> _ABOUT THIS TASK_: From the entries below, pull out each line where "ngrp" appears.
### INPUT DATA
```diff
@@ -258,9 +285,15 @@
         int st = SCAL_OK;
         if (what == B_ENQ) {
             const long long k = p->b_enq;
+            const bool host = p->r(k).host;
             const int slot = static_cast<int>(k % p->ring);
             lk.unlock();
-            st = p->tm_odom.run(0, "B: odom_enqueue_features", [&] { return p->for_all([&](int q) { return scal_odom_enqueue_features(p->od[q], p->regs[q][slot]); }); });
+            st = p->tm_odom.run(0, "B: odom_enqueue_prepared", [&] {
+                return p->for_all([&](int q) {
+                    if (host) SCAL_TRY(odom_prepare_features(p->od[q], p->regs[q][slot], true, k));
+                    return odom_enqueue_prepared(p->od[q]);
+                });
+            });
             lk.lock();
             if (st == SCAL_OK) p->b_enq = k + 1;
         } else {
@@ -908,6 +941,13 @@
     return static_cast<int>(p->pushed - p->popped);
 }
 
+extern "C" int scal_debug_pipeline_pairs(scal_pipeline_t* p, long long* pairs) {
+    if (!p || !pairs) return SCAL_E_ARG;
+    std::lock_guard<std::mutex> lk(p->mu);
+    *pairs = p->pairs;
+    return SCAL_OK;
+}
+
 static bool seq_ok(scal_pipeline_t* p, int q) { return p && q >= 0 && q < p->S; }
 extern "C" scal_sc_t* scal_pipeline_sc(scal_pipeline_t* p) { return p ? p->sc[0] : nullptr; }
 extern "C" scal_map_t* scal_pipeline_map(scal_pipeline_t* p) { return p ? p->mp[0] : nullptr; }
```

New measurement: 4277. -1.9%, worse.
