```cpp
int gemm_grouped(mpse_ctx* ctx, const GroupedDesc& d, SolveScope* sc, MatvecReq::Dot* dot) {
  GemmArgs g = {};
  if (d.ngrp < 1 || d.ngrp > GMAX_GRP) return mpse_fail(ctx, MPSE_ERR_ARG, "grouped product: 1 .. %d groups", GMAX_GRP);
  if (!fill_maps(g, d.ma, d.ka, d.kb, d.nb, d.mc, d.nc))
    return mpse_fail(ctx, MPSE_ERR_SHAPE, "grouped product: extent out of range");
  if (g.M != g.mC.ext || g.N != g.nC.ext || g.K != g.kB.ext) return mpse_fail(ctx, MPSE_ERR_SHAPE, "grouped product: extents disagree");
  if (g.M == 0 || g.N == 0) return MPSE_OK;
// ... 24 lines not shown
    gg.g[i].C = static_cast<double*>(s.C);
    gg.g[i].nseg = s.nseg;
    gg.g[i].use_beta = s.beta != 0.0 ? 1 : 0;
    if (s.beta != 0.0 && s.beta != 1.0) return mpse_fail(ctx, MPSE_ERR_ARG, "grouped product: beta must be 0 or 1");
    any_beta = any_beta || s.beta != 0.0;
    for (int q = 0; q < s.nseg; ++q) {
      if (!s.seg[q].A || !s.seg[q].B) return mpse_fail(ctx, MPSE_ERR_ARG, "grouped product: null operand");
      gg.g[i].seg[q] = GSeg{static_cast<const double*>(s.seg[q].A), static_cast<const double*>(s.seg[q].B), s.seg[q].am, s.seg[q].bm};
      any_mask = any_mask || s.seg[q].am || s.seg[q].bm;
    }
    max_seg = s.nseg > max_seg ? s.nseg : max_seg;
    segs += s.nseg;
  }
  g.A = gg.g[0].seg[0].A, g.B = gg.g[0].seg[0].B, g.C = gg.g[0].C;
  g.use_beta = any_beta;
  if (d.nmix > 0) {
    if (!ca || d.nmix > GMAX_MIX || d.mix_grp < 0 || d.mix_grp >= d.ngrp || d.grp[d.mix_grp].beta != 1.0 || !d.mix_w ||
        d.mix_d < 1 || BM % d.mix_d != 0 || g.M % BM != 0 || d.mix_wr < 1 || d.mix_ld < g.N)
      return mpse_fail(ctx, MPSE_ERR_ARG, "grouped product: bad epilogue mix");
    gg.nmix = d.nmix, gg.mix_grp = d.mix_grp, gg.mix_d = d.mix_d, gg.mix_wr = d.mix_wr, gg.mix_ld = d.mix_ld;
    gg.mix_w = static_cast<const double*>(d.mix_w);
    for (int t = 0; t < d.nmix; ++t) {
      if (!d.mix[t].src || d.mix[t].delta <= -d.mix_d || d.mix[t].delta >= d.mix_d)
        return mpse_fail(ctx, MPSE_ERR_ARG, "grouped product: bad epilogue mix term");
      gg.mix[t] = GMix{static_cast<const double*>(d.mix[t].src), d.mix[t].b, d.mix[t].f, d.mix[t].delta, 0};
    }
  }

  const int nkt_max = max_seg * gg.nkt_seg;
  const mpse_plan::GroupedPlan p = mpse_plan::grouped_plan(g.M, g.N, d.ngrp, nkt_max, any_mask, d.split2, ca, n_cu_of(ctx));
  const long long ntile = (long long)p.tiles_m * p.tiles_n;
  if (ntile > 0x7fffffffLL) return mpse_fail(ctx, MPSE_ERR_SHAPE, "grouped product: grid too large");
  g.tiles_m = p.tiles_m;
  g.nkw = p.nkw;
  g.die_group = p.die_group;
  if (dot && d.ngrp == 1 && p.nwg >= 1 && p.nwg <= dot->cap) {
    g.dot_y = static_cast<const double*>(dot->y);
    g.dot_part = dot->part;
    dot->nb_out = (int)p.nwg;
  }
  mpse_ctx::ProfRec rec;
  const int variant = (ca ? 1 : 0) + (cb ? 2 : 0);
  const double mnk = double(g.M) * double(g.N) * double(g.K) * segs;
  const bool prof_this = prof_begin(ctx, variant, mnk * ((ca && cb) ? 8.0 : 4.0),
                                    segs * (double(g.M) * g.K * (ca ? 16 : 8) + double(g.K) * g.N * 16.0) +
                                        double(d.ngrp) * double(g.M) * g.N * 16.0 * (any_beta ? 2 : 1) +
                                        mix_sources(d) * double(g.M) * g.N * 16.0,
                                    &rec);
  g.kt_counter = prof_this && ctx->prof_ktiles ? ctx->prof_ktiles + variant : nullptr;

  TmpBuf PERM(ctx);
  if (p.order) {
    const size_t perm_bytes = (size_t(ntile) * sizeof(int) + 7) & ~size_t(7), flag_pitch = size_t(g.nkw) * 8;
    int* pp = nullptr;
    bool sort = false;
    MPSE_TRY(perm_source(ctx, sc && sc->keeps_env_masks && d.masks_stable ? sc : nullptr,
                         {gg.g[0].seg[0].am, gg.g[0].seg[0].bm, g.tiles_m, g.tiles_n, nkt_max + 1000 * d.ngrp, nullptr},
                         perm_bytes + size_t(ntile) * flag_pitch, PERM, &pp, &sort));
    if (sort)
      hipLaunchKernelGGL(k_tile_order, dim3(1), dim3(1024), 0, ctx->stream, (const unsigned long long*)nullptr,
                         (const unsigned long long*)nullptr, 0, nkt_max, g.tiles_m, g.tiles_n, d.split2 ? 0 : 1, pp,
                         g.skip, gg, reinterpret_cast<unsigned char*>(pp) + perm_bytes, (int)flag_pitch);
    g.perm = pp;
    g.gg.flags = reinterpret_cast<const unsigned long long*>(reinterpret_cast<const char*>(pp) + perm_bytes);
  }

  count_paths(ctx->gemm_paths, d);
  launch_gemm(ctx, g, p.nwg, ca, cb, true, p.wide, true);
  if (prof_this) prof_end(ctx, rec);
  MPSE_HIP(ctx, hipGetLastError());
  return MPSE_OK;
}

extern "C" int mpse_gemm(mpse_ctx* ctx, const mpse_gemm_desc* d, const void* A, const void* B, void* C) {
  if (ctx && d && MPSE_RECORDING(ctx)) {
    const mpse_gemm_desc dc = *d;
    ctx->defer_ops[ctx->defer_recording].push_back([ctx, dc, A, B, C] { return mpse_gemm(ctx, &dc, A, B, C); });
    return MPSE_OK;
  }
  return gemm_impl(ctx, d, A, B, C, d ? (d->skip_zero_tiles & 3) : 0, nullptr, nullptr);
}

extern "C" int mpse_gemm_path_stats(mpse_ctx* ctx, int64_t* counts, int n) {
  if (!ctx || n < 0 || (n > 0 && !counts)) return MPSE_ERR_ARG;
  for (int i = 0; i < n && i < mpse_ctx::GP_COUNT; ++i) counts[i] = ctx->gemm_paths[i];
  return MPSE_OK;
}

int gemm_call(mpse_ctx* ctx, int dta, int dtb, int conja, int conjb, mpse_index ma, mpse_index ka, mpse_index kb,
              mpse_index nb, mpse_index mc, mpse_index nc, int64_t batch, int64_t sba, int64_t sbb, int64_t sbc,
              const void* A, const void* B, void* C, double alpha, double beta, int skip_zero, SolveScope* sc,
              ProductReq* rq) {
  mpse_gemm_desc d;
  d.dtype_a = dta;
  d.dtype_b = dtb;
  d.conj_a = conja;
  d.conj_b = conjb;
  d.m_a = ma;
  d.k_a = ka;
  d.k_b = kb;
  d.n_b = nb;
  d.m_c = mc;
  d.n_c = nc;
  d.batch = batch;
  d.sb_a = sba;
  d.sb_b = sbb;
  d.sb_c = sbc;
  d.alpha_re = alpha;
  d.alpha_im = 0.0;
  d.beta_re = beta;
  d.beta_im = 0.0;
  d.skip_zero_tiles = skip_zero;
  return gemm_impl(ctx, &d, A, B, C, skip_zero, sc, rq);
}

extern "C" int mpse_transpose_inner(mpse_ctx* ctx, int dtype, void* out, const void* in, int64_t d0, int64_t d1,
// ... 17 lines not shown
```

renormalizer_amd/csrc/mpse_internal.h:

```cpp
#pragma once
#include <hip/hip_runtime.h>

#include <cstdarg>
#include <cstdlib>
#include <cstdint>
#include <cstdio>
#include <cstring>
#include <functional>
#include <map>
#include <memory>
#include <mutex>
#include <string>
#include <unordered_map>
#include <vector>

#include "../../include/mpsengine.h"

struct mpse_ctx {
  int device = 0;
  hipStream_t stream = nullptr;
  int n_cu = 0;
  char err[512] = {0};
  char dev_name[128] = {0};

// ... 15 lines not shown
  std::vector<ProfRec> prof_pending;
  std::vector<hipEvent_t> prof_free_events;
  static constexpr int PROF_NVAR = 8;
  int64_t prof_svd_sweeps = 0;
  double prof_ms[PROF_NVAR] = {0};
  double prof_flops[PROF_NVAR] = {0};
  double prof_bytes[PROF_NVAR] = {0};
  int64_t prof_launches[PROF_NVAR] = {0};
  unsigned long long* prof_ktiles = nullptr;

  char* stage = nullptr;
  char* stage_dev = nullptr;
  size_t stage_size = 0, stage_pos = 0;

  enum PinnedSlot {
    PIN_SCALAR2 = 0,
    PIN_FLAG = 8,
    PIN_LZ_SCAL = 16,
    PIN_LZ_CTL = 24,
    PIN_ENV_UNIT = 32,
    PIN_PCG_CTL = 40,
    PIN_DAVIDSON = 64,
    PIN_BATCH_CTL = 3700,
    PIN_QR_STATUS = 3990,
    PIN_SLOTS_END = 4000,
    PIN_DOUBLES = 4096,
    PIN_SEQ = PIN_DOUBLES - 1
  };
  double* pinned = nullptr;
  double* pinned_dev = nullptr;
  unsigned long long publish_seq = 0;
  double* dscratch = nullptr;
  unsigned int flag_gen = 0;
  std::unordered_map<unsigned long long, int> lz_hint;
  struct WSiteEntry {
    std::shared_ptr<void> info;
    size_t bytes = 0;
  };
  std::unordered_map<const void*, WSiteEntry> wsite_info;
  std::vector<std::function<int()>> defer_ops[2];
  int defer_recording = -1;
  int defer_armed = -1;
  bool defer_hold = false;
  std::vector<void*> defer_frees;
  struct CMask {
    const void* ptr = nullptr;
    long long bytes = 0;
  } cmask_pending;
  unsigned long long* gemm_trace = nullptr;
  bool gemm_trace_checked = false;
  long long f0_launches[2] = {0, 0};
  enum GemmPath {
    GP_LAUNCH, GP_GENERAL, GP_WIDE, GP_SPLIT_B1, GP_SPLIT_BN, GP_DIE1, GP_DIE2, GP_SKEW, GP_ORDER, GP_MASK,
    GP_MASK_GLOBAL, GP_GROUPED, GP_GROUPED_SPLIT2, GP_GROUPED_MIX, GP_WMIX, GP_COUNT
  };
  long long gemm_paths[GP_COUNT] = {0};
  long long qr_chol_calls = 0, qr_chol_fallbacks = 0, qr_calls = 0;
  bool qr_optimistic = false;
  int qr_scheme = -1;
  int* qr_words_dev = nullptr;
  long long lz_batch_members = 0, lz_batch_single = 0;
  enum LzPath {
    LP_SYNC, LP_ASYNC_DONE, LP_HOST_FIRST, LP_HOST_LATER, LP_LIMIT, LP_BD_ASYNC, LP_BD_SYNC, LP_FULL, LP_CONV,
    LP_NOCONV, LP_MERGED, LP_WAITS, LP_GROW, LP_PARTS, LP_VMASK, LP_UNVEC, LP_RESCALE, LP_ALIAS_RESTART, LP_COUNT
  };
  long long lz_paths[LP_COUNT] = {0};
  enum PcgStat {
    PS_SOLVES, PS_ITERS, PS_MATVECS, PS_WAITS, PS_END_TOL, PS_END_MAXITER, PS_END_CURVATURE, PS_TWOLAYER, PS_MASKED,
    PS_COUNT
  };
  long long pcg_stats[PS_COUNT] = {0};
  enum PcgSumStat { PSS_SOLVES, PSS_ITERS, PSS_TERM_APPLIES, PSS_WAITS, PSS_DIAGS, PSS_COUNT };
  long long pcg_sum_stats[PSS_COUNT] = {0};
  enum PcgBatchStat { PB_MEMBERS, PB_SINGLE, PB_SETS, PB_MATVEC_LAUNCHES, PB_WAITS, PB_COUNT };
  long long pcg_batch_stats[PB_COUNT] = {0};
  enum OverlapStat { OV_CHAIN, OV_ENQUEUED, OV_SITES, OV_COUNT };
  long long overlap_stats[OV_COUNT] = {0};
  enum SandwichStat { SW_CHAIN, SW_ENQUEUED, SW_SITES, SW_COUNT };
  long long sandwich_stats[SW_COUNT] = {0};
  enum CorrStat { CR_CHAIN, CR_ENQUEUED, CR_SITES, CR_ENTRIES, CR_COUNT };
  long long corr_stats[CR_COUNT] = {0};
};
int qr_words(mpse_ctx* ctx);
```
######
> _FINISHED EXERCISE_:
  if (d.ngrp < 1 || d.ngrp > GMAX_GRP) return mpse_fail(ctx, MPSE_ERR_ARG, "grouped product: 1 .. %d groups", GMAX_GRP);
    if (!ca || d.nmix > GMAX_MIX || d.mix_grp < 0 || d.mix_grp >= d.ngrp || d.grp[d.mix_grp].beta != 1.0 || !d.mix_w ||
  const mpse_plan::GroupedPlan p = mpse_plan::grouped_plan(g.M, g.N, d.ngrp, nkt_max, any_mask, d.split2, ca, n_cu_of(ctx));
  if (dot && d.ngrp == 1 && p.nwg >= 1 && p.nwg <= dot->cap) {
                                        double(d.ngrp) * double(g.M) * g.N * 16.0 * (any_beta ? 2 : 1) +
                         {gg.g[0].seg[0].am, gg.g[0].seg[0].bm, g.tiles_m, g.tiles_n, nkt_max + 1000 * d.ngrp, nullptr},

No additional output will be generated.